= Directions =
Reproduce only the top of the records, down to and including the line containing "constexpr bool TAPS".

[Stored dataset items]
------------------------------------------------

template <int TEX, bool ATT, int OCC, int MODE, int PREC, bool VD = false>
__global__ __launch_bounds__(256, OCC) void render_fwd_kernel(RenderKernelParams k) {
  constexpr bool TAPS = MODE == kRenderTaps, PROF = MODE == kRenderProf, TERM = MODE == kRenderTerm;
  constexpr bool EXTRA = MODE == kRenderExtra || MODE == kRenderNormals, NRM = MODE == kRenderNormals;
  constexpr int SEMP = (EXTRA && ATT) ? kSemPitch : 0;
  constexpr int kImg = VD ? kVdImageFloats : kLdsImageFloats;
  __shared__ __attribute__((aligned(16))) float lds[kImg];
  __shared__ __attribute__((aligned(16))) float vfs[4][64];
  __shared__ WaveSlab slabs[4];
  if constexpr (NRM) stage_normal_operands(nfi_dyn_lds, k.image, VD ? kVdW1F : kW1F, VD ? kVdW2 : kW2F);
  ClockProbe clock;
  clock.start(k);
  if (PREC == 1) {
    for (int i = threadIdx.x; i < kB1F; i += blockDim.x) lds[i] = k.image[kW1H + i];
    for (int i = kB1F + threadIdx.x; i < kLdsImageFloats; i += blockDim.x) lds[i] = k.image[i];
  } else {
    for (int i = threadIdx.x; i < kImg; i += blockDim.x) lds[i] = k.image[i];
  }
  __syncthreads();
  const int lane = lane_id();
  const int wave = threadIdx.x >> 6;
  WaveSlab& slab = slabs[wave];
  float* vf = vfs[wave];
  const int S = k.S;
  const bool valid = lane < S;
  const float fill_near = ordered_key_inv(~k.reduce[0]), fill_far = ordered_key_inv(k.reduce[1]);
  const float bg = k.white ? 1.0f : 0.0f;
  const size_t tb = TEX == 0 ? 128 : 64;
  const uint32_t n_rays = (uint32_t)k.n_scenes * (uint32_t)k.hw;
  const uint32_t tiles_x = (uint32_t)k.width >> 3;
  auto ray_of = [&](uint32_t pos) -> uint32_t {
    if (k.xcd_blocks || !k.tile_order) return pos;
    const uint32_t scene = pos / (uint32_t)k.hw, p = pos - scene * (uint32_t)k.hw;
    const uint32_t tile = p >> 6, in = p & 63u;
    const uint32_t ty = tile / tiles_x, tx = tile - ty * tiles_x;
    return scene * (uint32_t)k.hw + ((ty << 3) + (in >> 3)) * (uint32_t)k.width + (tx << 3) + (in & 7u);
  };

  FieldParams P = make_field_params(k.texels, k.res, TEX, k.A, k.use_sdf, k.beta, k.alpha, lds, kImg, k.layout);
  P.vf = vf;
  P.w1t = nfi_dyn_lds; P.w2r0 = nfi_dyn_lds + kW1TFloats;
  int cur_scene = -1;

  float* semT = nullptr;
  if constexpr (SEMP > 0) {
    if (k.semantics) {
      semT = nfi_dyn_lds + (NRM ? kNrmLdsFloats : 0) + wave * (k.A * kSemPitch);
      for (int i = lane; i < k.A * kSemPitch; i += 64) ((lds_float*)semT)[i] = 0.0f;
      wave_lds_fence();
    }
  }

  auto load_inputs = [&](uint32_t ray, RayInputs& in) {
    const size_t r3 = (size_t)ray * 3;
    in.hit = k.hit[ray];
    in.ox = k.ro[r3]; in.oy = k.ro[r3 + 1]; in.oz = k.ro[r3 + 2];
    in.dx = k.rd[r3]; in.dy = k.rd[r3 + 1]; in.dz = k.rd[r3 + 2];
    in.near = k.near_raw[ray]; in.far = k.far_raw[ray];
    in.noise = (k.noise_c && valid) ? k.noise_c[(size_t)ray * S + lane] : 0.0f;
    in.u = (k.fine && valid) ? k.noise_f[(size_t)ray * k.noise_f_stride + lane] : 0.0f;
  };

  RayQueue queue(k, lane);
  auto fetch = [&]() -> uint32_t { return queue.fetch(); };
  uint32_t cur = fetch(), nxt = fetch(), fly = 0;
  RayInputs in, pre;
  unsigned long long pc[12] = {0, 0, 0, 0, 0, 0, 0, 0, 0, 0, 0, 0};
  unsigned long long tk0 = PROF ? __builtin_readcyclecounter() : 0;
  if (cur < n_rays) load_inputs(ray_of(cur), in);
  while (cur < n_rays) {
    if (nxt < n_rays) load_inputs(ray_of(nxt), pre);
    const uint32_t ray = ray_of(cur);
    const uint32_t hitb = in.hit;
    float out_r = bg, out_g = bg, out_b = bg, out_d = 0.0f, out_m = 0.0f;
    if (k.skip_missed && !(hitb & 2)) {
      if constexpr (EXTRA) {
        if (k.coords && lane < 3) k.coords[(size_t)ray * 3 + lane] = 0.0f;
        if (k.semantics && lane < k.A) k.semantics[(size_t)ray * k.A + lane] = 0.0f;
        if (NRM && lane < 3) k.normals[(size_t)ray * 3 + lane] = bg;
      }
      if constexpr (TAPS) {
        if (k.stash && valid) {
          const size_t zs = (size_t)ray * (size_t)k.tap_stride + lane;
          k.t_coarse[zs] = 0.0f; k.sigma_coarse[zs] = 0.0f;
          float* q = k.rgb_coarse + zs * 3; q[0] = 0.0f; q[1] = 0.0f; q[2] = 0.0f;
          if (k.fine) {
            k.t_fine[zs] = 0.0f; k.sigma_fine[zs] = 0.0f;
            q = k.rgb_fine + zs * 3; q[0] = 0.0f; q[1] = 0.0f; q[2] = 0.0f;
          }
        }
      }
    } else {
      unsigned long long t0 = PROF ? __builtin_readcyclecounter() : 0;
      const int scene = (int)fastdiv(ray, k.div_hw);
      if (scene != cur_scene) {
        cur_scene = scene;
        const char* tex_scene = reinterpret_cast<const char*>(k.texels) + (size_t)scene * 3 * k.res * k.res * tb;
        P.rsrc = __builtin_amdgcn_make_buffer_rsrc(const_cast<char*>(tex_scene), 0, (int)P.scene_bytes, 0x00020000);
        wave_lds_fence();
        {
          int c = lane & 3, row = lane >> 2;
          float v = 0.0f;
          if (k.att && c < 3 && row >= 1 && row <= k.A) v = k.att[((size_t)scene * k.A + (row - 1)) * 3 + c];
          vf[lane] = v;
        }
        wave_lds_fence();
      }
      const float ox = in.ox, oy = in.oy, oz = in.oz, dx = in.dx, dy = in.dy, dz = in.dz;
      float near = in.near, far = in.far;
      finish_planes((hitb & 1) != 0, fill_near, fill_far, near, far);
      const float dnorm = norm3(dx, dy, dz);
      const size_t rs = (size_t)ray * (size_t)k.tap_stride;

      float tc = 0.0f;
      if (valid) tc = stratified_depth(near, far, lane, S, in.noise, k.noise_c != nullptr);
      MergeIn c;
      float ncx = 0.0f, ncy = 0.0f, ncz = 0.0f, nfx = 0.0f, nfy = 0.0f, nfz = 0.0f;
      unsigned long long t1 = PROF ? __builtin_readcyclecounter() : 0;
      {
        SampleOut q = field_wave<TEX, ATT, true, PREC, VD, SEMP, NRM>(P, k.scene_range, lane, ox + dx * tc, oy + dy * tc, oz + dz * tc,
                                                                      valid, semT, nullptr, &slab.srt[0][0], PROF ? pc : nullptr,
                                                                      k.xray, (int)ray);
        c.t = tc; c.sigma = q.sigma; c.r = q.r; c.g = q.g; c.b = q.b;
        if constexpr (NRM) { ncx = q.nx; ncy = q.ny; ncz = q.nz; }
      }
      int n = S;
      int rank_c = lane, rank_f = 0;
      unsigned long long t2 = PROF ? __builtin_readcyclecounter() : 0, t3 = t2, t4 = t2, t5 = t2;
      if (k.fine) {
        ResampleTaps rt;
        float tf = resample_ray(slab, c.sigma, tc, S, dnorm, in.u, lane, TERM ? &rt : nullptr);
        MergeIn f;
        if (PROF) { asm volatile("" :: "v"(tf)); t3 = __builtin_readcyclecounter(); }
        if constexpr (TERM) {
          const uint64_t dm = __ballot(valid && rt.T < k.term_eps);
          float t_dead = INFINITY;
          if (dm) t_dead = bits2f((uint32_t)__builtin_amdgcn_readlane((int)f2bits(tc), (int)__builtin_ctzll(dm)));
          const bool live = valid && tf <= t_dead;
          const uint64_t lm = __ballot(live);
          const int nl = __builtin_popcountll(lm);
          const int nb = __builtin_popcountll(lm & ((1ull << lane) - 1ull));
          const int pos = live ? nb : nl + (lane - nb);
          wave_lds_fence();
          slab.cdf[pos] = tf;
          wave_lds_fence();
          tf = slab.cdf[lane];
          wave_lds_fence();
          const bool vl = lane < nl;
          SampleOut q = field_wave<TEX, ATT, true, PREC, VD>(P, k.scene_range, lane, ox + dx * tf, oy + dy * tf, oz + dz * tf, vl,
                                                             nullptr, nullptr, &slab.srt[0][0], nullptr, k.xray, (int)ray);
          f.t = tf; f.sigma = vl ? q.sigma : 0.0f; f.r = vl ? q.r : 0.0f; f.g = vl ? q.g : 0.0f; f.b = vl ? q.b : 0.0f;
        } else {
          SampleOut q = field_wave<TEX, ATT, true, PREC, VD, SEMP, NRM>(P, k.scene_range, lane, ox + dx * tf, oy + dy * tf, oz + dz * tf,
// ... 77 lines not shown
        pc[4] += t1 - t0; pc[5] += t2 - t1; pc[6] += t3 - t2; pc[7] += t4 - t3; pc[8] += t5 - t4; pc[9] += t6 - t5; pc[10] += 1;
      }
    }
    fly = fetch();
    if (lane == 0) {
      k.rgb[(size_t)ray * 3] = out_r; k.rgb[(size_t)ray * 3 + 1] = out_g; k.rgb[(size_t)ray * 3 + 2] = out_b;
      k.depth[ray] = out_d; k.mask[ray] = out_m;
    }
    in = pre;
    cur = nxt;
    nxt = fly;
  }
  if (PROF && k.prof && lane == 0) {
    pc[11] = __builtin_readcyclecounter() - tk0;
    for (int i = 0; i < 12; ++i) atomicAdd(k.prof + i, pc[i]);
  }
  clock.stop(k);
}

------------------------------------------------

= Task output =
template <int TEX, bool ATT, int OCC, int MODE, int PREC, bool VD = false>
__global__ __launch_bounds__(256, OCC) void render_fwd_kernel(RenderKernelParams k) {
  constexpr bool TAPS = MODE == kRenderTaps, PROF = MODE == kRenderProf, TERM = MODE == kRenderTerm;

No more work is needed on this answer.